Originally posted by hughff:
1. I'm not that concerned when things are against the laws of physics so long as I can ignore them when watching - suspension of disbelief and all that. eg I teach The Matrix to my 6th form and i explain how the people farming "combined with a form of cold fusion" of the machines is far less efficient than just using the cold fusion asa direct source of energy. (My first degree is in ecology.)

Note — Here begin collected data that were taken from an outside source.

# ggerganov/ggml

Measured on NVIDIA H100. Metric: mul_mat_q4_K_4096x11008_n1_weight_throughput, higher is better.
Workload: dtype int8 x int4 (q4_K weights x q8_K activations, dp4a), f32 accumulate

## Files before the change

### ggml_b200/csrc/b200_mm_plan.h

```cpp
#pragma once

#include "b200_internal.h"
#include "b200_quants.cuh"
#include "b200_sb_tasks.cuh"
#include "b200_sb_mma.cuh"

namespace b200 {

struct tma_params {
    const uint8_t * w;
    const float *   x;
    float *         y;
    size_t          nb11;
    int64_t         M, K;
    int32_t         N;
    int32_t         row_bytes;
    int32_t         RB;
    int32_t         P, G;
    int32_t         nchunks;
    int32_t         stage_bytes;
    int32_t         nstages;
    act_layout      L;
};

struct tma_plan {
    tma_params p;
    int grid, block, smem, nc, r;
};

struct sb_params {
    const uint8_t * w; const float * x; float * y;
    int64_t M, K;
    int32_t row_bytes, rows_per_chunk, nchunks, stage_bytes, nstages, ntasks_row;
    unsigned int * counters;
    unsigned int * ctl;
    int32_t ncols; int64_t x_stride;
    int32_t src1_static;
    int32_t src0_static;
    int32_t static_chunks;
    int64_t l2_prefetch_bytes;
    const float * ep_bias; float * ep_y2; float * ep_y3; const float * ep_res;
    unsigned long long * dbg;
    int32_t world, rank;
    int64_t row_offset;
    uint32_t epoch;
    float *    y_peers[8];
    uint32_t * flag_peers[8];
    sb_act A;
};

struct sb_plan { sb_params p; int grid, smem, nw, nc; bool two; };

struct mma_params {
    const uint8_t * w; const float * x; float * y;
    int64_t M, K;
    int32_t row_bytes, ntiles, nslices, ks, ntask_row, pitch, stage_bytes, nstages;
    unsigned int * counters;
    int32_t ncols; int64_t x_stride;
    int32_t src1_static, src0_static;
    int64_t l2_prefetch_bytes;
    const uint8_t * rec_global;
    mma_act A;
};

struct mma_plan { mma_params p; int grid, smem, ng; size_t workspace; };

struct tc2_plan {
    int BN, m_tiles, n_tiles, splitk, chunks, nstages, smem, grid;
    size_t xb_bytes, partial_bytes, scale_bytes, workspace;
};

struct dense_plan { ggml_b200_mul_mat_args b; size_t wbytes; tc2_plan tc; size_t workspace; };

struct mmid_g_plan { int BN, m_tiles, max_tiles, chunks, nstages, smem; size_t xb_bytes, scale_bytes, tab_bytes, perm_bytes, workspace; int64_t n_pairs; };

enum route_kind {
    R_GENERIC,
    R_TMA,
    R_TMA_UNFIT,
    R_SB,
    R_SB_GROUPS,
    R_MMA,
    R_WGMMA,
    R_DENSE,
};

struct mm_plan {
    route_kind kind;
    int64_t group;
    size_t workspace;
    tma_plan tma;
    sb_plan sb, sb_tail;
    mma_plan mma;
    tc2_plan wgmma;
    dense_plan dense;
};

}
```

### ggml_b200/csrc/b200_sb_tasks.cuh

```cuda
#pragma once
#include "b200_quants.cuh"

namespace b200 {

#ifndef B200_HOST_EMU
__device__ __forceinline__ int dp4a_us(uint32_t a, int b, int c) {
    int d;
    asm("dp4a.u32.s32 %0, %1, %2, %3;" : "=r"(d) : "r"(a), "r"(b), "r"(c));
    return d;
}
#else
inline int dp4a_us(uint32_t a, int b, int c) { for (int i = 0; i < 4; ++i) c += (int)((a >> (8 * i)) & 0xFF) * (int)(int8_t)(b >> (8 * i)); return c; }
#endif

template <int T> struct sbfmt;
template <> struct sbfmt<T_Q4_K> { static constexpr int TASK_W = 256, TASK_B = 144, LPR = 16, KQ = 1; };
template <> struct sbfmt<T_Q5_K> { static constexpr int TASK_W = 256, TASK_B = 176, LPR = 16, KQ = 1; };
template <> struct sbfmt<T_Q6_K> { static constexpr int TASK_W = 256, TASK_B = 210, LPR = 16, KQ = 1; };
template <> struct sbfmt<T_Q4_0> { static constexpr int TASK_W = 256, TASK_B = 144, LPR = 16, KQ = 0; };
template <> struct sbfmt<T_Q8_0> { static constexpr int TASK_W = 128, TASK_B = 136, LPR = 32, KQ = 0; };
template <> struct sbfmt<T_Q5_0> { static constexpr int TASK_W = 256, TASK_B = 176, LPR = 16, KQ = 0; };
template <> struct sbfmt<T_IQ4_NL> { static constexpr int TASK_W = 256, TASK_B = 144, LPR = 16, KQ = 0; };
template <> struct sbfmt<T_IQ4_XS> { static constexpr int TASK_W = 256, TASK_B = 136, LPR = 16, KQ = 1; };
template <> struct sbfmt<T_Q4_1> { static constexpr int TASK_W = 256, TASK_B = 160, LPR = 16, KQ = 0; };
// ... 262 lines not shown
        tot -= 32 * off;
#pragma unroll
        for (int j = 0; j < 2; ++j) {
            int p[4] = { 0, 0, 0, 0 };
            const int4 yv0 = lds128(a + (8 * h + j) * 16), yv1 = lds128(a + (8 * h + j + 2) * 16);
            const int4 yv2 = lds128(a + (8 * h + j + 4) * 16), yv3 = lds128(a + (8 * h + j + 6) * 16);
            const int ya[4] = { yv0.x, yv0.y, yv0.z, yv0.w }, yb[4] = { yv1.x, yv1.y, yv1.z, yv1.w };
            const int yc[4] = { yv2.x, yv2.y, yv2.z, yv2.w }, yd4[4] = { yv3.x, yv3.y, yv3.z, yv3.w };
#pragma unroll
            for (int i = 0; i < 4; ++i) {
                const uint32_t la = word(16 * h + 4 * j + i), lb = word(16 * h + 8 + 4 * j + i), qh = word(32 + 8 * h + 4 * j + i);
                p[0] = __dp4a((int)((la & 0x0F0F0F0F)        | ((qh << 4) & 0x30303030)), ya[i], p[0]);
                p[1] = __dp4a((int)((lb & 0x0F0F0F0F)        | ((qh << 2) & 0x30303030)), yb[i], p[1]);
                p[2] = __dp4a((int)(((la >> 4) & 0x0F0F0F0F) | ( qh       & 0x30303030)), yc[i], p[2]);
                p[3] = __dp4a((int)(((lb >> 4) & 0x0F0F0F0F) | ((qh >> 2) & 0x30303030)), yd4[i], p[3]);
            }
            if (j == 0) tot += sbyte<0>(scw0) * p[0] + sbyte<2>(scw0) * p[1] + sbyte<0>(scw1) * p[2] + sbyte<2>(scw1) * p[3];
            else        tot += sbyte<1>(scw0) * p[0] + sbyte<3>(scw0) * p[1] + sbyte<1>(scw1) * p[2] + sbyte<3>(scw1) * p[3];
        }
    }
    const float d = h2f(word(52) & 0xFFFF) * *(const float *)(a + SB_OFF_D);
    return d * (float)tot;
}

template <> __device__ __forceinline__ float task_dot<T_Q5_0>(const uint8_t * w, const uint8_t * rec, int t) {
    const uint8_t * a = rec + (size_t)t * SB_REC;
    uint32_t ww[45];
#pragma unroll
    for (int i = 0; i < 11; ++i) { const int4 v = lds128(w + 16 * i); ww[4 * i] = v.x; ww[4 * i + 1] = v.y; ww[4 * i + 2] = v.z; ww[4 * i + 3] = v.w; }
    ww[44] = 0;
    const int4 sa = lds128(a + SB_OFF_S32), sb = lds128(a + SB_OFF_S32 + 16);
    const int s32[8] = { sa.x, sa.y, sa.z, sa.w, sb.x, sb.y, sb.z, sb.w };
    const int4 da = lds128(a + SB_OFF_D), db = lds128(a + SB_OFF_D + 16);
    const float yd[8] = { __int_as_float(da.x), __int_as_float(da.y), __int_as_float(da.z), __int_as_float(da.w),
                          __int_as_float(db.x), __int_as_float(db.y), __int_as_float(db.z), __int_as_float(db.w) };
    float acc = 0.0f;
#pragma unroll
    for (int b = 0; b < 8; ++b) {
        const int w0 = (22 * b) / 4;
        const bool odd = (b & 1) != 0;
        uint32_t q[4], dbits, qh;
        if (!odd) {
            dbits = ww[w0] & 0xFFFF;
            qh = __funnelshift_r(ww[w0], ww[w0 + 1], 16);
#pragma unroll
            for (int i = 0; i < 4; ++i) q[i] = __funnelshift_r(ww[w0 + 1 + i], ww[w0 + 2 + i], 16);
        } else {
            dbits = ww[w0] >> 16;
            qh = ww[w0 + 1];
#pragma unroll
            for (int i = 0; i < 4; ++i) q[i] = ww[w0 + 2 + i];
        }
        const int4 ylo = lds128(a + (2 * b) * 16), yhi = lds128(a + (2 * b + 1) * 16);
        const int y[8] = { ylo.x, ylo.y, ylo.z, ylo.w, yhi.x, yhi.y, yhi.z, yhi.w };
        const int s = q5_block_dot(q, qh, y) - 16 * s32[b];
        acc += (h2f(dbits) * yd[b]) * (float)s;
    }
    return acc;
}

template <> __device__ __forceinline__ float task_dot<T_IQ4_NL>(const uint8_t * w, const uint8_t * rec, int t) {
    const uint8_t * a = rec + (size_t)t * SB_REC;
    uint32_t ww[37];
#pragma unroll
    for (int i = 0; i < 9; ++i) { const int4 v = lds128(w + 16 * i); ww[4 * i] = v.x; ww[4 * i + 1] = v.y; ww[4 * i + 2] = v.z; ww[4 * i + 3] = v.w; }
    ww[36] = 0;
    const int4 da = lds128(a + SB_OFF_D), db = lds128(a + SB_OFF_D + 16);
    const float yd[8] = { __int_as_float(da.x), __int_as_float(da.y), __int_as_float(da.z), __int_as_float(da.w),
                          __int_as_float(db.x), __int_as_float(db.y), __int_as_float(db.z), __int_as_float(db.w) };
    float acc = 0.0f;
#pragma unroll
    for (int b = 0; b < 8; ++b) {
        const int w0 = (18 * b) / 4;
        const bool odd = (b & 1) != 0;
        uint32_t q[4], dbits;
        if (!odd) {
            dbits = ww[w0] & 0xFFFF;
#pragma unroll
            for (int i = 0; i < 4; ++i) q[i] = __funnelshift_r(ww[w0 + i], ww[w0 + i + 1], 16);
        } else {
            dbits = ww[w0] >> 16;
#pragma unroll
            for (int i = 0; i < 4; ++i) q[i] = ww[w0 + 1 + i];
        }
        const int4 ylo = lds128(a + (2 * b) * 16), yhi = lds128(a + (2 * b + 1) * 16);
        const int yl[4] = { ylo.x, ylo.y, ylo.z, ylo.w }, yh[4] = { yhi.x, yhi.y, yhi.z, yhi.w };
        int s = 0;
#pragma unroll
        for (int i = 0; i < 4; ++i) {
            s = __dp4a((int)iq4nl_lookup4(q[i]), yl[i], s);
            s = __dp4a((int)iq4nl_lookup4(q[i] >> 4), yh[i], s);
        }
        acc += (yd[b] * h2f(dbits)) * (float)s;
    }
    return acc;
}

template <> __device__ __forceinline__ float task_dot<T_IQ4_XS>(const uint8_t * w, const uint8_t * rec, int t) {
    const uint8_t * a = rec + (size_t)t * SB_REC;
    uint32_t ww[34];
#pragma unroll
    for (int i = 0; i < 17; ++i) { const uint2 v = *(const uint2 *)(w + 8 * i); ww[2 * i] = v.x; ww[2 * i + 1] = v.y; }
    int tot = 0;
#pragma unroll
    for (int ib = 0; ib < 8; ++ib) {
        const int4 ylo = lds128(a + (2 * ib) * 16), yhi = lds128(a + (2 * ib + 1) * 16);
        const int yl[4] = { ylo.x, ylo.y, ylo.z, ylo.w }, yh[4] = { yhi.x, yhi.y, yhi.z, yhi.w };
        int s = 0;
#pragma unroll
        for (int i = 0; i < 4; ++i) {
            s = __dp4a((int)iq4nl_lookup4(ww[2 + 4 * ib + i]), yl[i], s);
            s = __dp4a((int)iq4nl_lookup4(ww[2 + 4 * ib + i] >> 4), yh[i], s);
        }
        tot += iq4xs_scale(ww[0], ww[1], ib) * s;
    }
    return (h2f(ww[0] & 0xFFFF) * *(const float *)(a + SB_OFF_D)) * (float)tot;
}

__device__ __forceinline__ void sb_load_q8_1_s(const uint8_t * a, float (&ys)[8]) {
    const int4 sv = lds128(a + SB_OFF_H32);
    const uint32_t u[4] = { (uint32_t)sv.x, (uint32_t)sv.y, (uint32_t)sv.z, (uint32_t)sv.w };
#pragma unroll
    for (int i = 0; i < 4; ++i) { ys[2 * i] = h2f(u[i] & 0xFFFF); ys[2 * i + 1] = h2f(u[i] >> 16); }
}
template <> __device__ __forceinline__ float task_dot<T_Q4_1>(const uint8_t * w, const uint8_t * rec, int t) {
    const uint8_t * a = rec + (size_t)t * SB_REC;
    uint32_t ww[40];
#pragma unroll
    for (int i = 0; i < 10; ++i) { const int4 v = lds128(w + 16 * i); ww[4 * i] = v.x; ww[4 * i + 1] = v.y; ww[4 * i + 2] = v.z; ww[4 * i + 3] = v.w; }
    const int4 da = lds128(a + SB_OFF_D), db = lds128(a + SB_OFF_D + 16);
    const float yd[8] = { __int_as_float(da.x), __int_as_float(da.y), __int_as_float(da.z), __int_as_float(da.w),
                          __int_as_float(db.x), __int_as_float(db.y), __int_as_float(db.z), __int_as_float(db.w) };
    float ys[8];
    sb_load_q8_1_s(a, ys);
    float acc = 0.0f;
#pragma unroll
    for (int b = 0; b < 8; ++b) {
        const int4 ylo = lds128(a + (2 * b) * 16), yhi = lds128(a + (2 * b + 1) * 16);
        const int yl[4] = { ylo.x, ylo.y, ylo.z, ylo.w }, yh[4] = { yhi.x, yhi.y, yhi.z, yhi.w };
        int p0 = 0, p1 = 0;
#pragma unroll
        for (int i = 0; i < 4; ++i) {
            p0 = __dp4a((int)(ww[5 * b + 1 + i] & 0x0F0F0F0F), yl[i], p0);
            p1 = dp4a_us(ww[5 * b + 1 + i] & 0xF0F0F0F0u, yh[i], p1);
        }
        acc += (h2f(ww[5 * b] & 0xFFFF) * yd[b]) * (float)(p0 + (p1 >> 4)) + h2f(ww[5 * b] >> 16) * ys[b];
    }
    return acc;
}
template <> __device__ __forceinline__ float task_dot<T_Q5_1>(const uint8_t * w, const uint8_t * rec, int t) {
    const uint8_t * a = rec + (size_t)t * SB_REC;
    uint32_t ww[48];
#pragma unroll
    for (int i = 0; i < 12; ++i) { const int4 v = lds128(w + 16 * i); ww[4 * i] = v.x; ww[4 * i + 1] = v.y; ww[4 * i + 2] = v.z; ww[4 * i + 3] = v.w; }
    const int4 da = lds128(a + SB_OFF_D), db = lds128(a + SB_OFF_D + 16);
    const float yd[8] = { __int_as_float(da.x), __int_as_float(da.y), __int_as_float(da.z), __int_as_float(da.w),
                          __int_as_float(db.x), __int_as_float(db.y), __int_as_float(db.z), __int_as_float(db.w) };
    float ys[8];
    sb_load_q8_1_s(a, ys);
    float acc = 0.0f;
#pragma unroll
    for (int b = 0; b < 8; ++b) {
        const int4 ylo = lds128(a + (2 * b) * 16), yhi = lds128(a + (2 * b + 1) * 16);
        const int y[8] = { ylo.x, ylo.y, ylo.z, ylo.w, yhi.x, yhi.y, yhi.z, yhi.w };
        const uint32_t q[4] = { ww[6 * b + 2], ww[6 * b + 3], ww[6 * b + 4], ww[6 * b + 5] };
        const int s = q5_block_dot(q, ww[6 * b + 1], y);
        acc += (h2f(ww[6 * b] & 0xFFFF) * yd[b]) * (float)s + h2f(ww[6 * b] >> 16) * ys[b];
    }
    return acc;
}

template <> __device__ __forceinline__ float task_dot<T_Q2_K>(const uint8_t * w, const uint8_t * rec, int t) {
    const uint8_t * a = rec + (size_t)t * SB_REC;
    const uint32_t * wp = (const uint32_t *)w;
    const int4 sa = lds128(a + SB_OFF_S16), sb = lds128(a + SB_OFF_S16 + 16);
    const int s16w[8] = { sa.x, sa.y, sa.z, sa.w, sb.x, sb.y, sb.z, sb.w };
    int isum = 0, msum = 0;
#pragma unroll
    for (int k = 0; k < 4; ++k) {
        const uint32_t scw = wp[k];
        const uint32_t mins = (scw >> 4) & 0x0F0F0F0Fu, scs = scw & 0x0F0F0F0Fu;
        msum = dp2a_lo_su(s16w[2 * k], mins, msum);
        msum = dp2a_hi_su(s16w[2 * k + 1], mins, msum);
#pragma unroll
        for (int gg = 0; gg < 4; ++gg) {
            const int g = 4 * k + gg, h = g >> 3, jj = (g >> 1) & 3, half16 = g & 1;
            const int4 yv = lds128(a + g * 16);
            const int y[4] = { yv.x, yv.y, yv.z, yv.w };
            int p = 0;
#pragma unroll
            for (int i = 0; i < 4; ++i) p = __dp4a((int)((wp[4 + 8 * h + 4 * half16 + i] >> (2 * jj)) & 0x03030303u), y[i], p);
            const int sc = gg == 0 ? ubyte<0>(scs) : gg == 1 ? ubyte<1>(scs) : gg == 2 ? ubyte<2>(scs) : ubyte<3>(scs);
            isum += sc * p;
        }
    }
    const float yd = *(const float *)(a + SB_OFF_D);
    const float dall = yd * h2f(wp[20] & 0xFFFF), dmin = yd * h2f(wp[20] >> 16);
    return dall * (float)isum - dmin * (float)msum;
}
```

2. Justifying Serenity as a boat by comparing it with a submarine is clearly fanwank (nothing personal, DC). If that's so, you shouldn't call her a ship. She's a ship - she has two lifeboats/shuttles.

3. Inconsistencies between the BDM and the wonderful, wonderful series are all forced because of the need to tell a complete story for newbies who aren't aware of the on-going narrative. Sadly, this necessity is what makes the BDM inferior. I can live with them - though I agree the noisy space battle is particularly disappointing. (Actually, I don't like the BDM half as much.)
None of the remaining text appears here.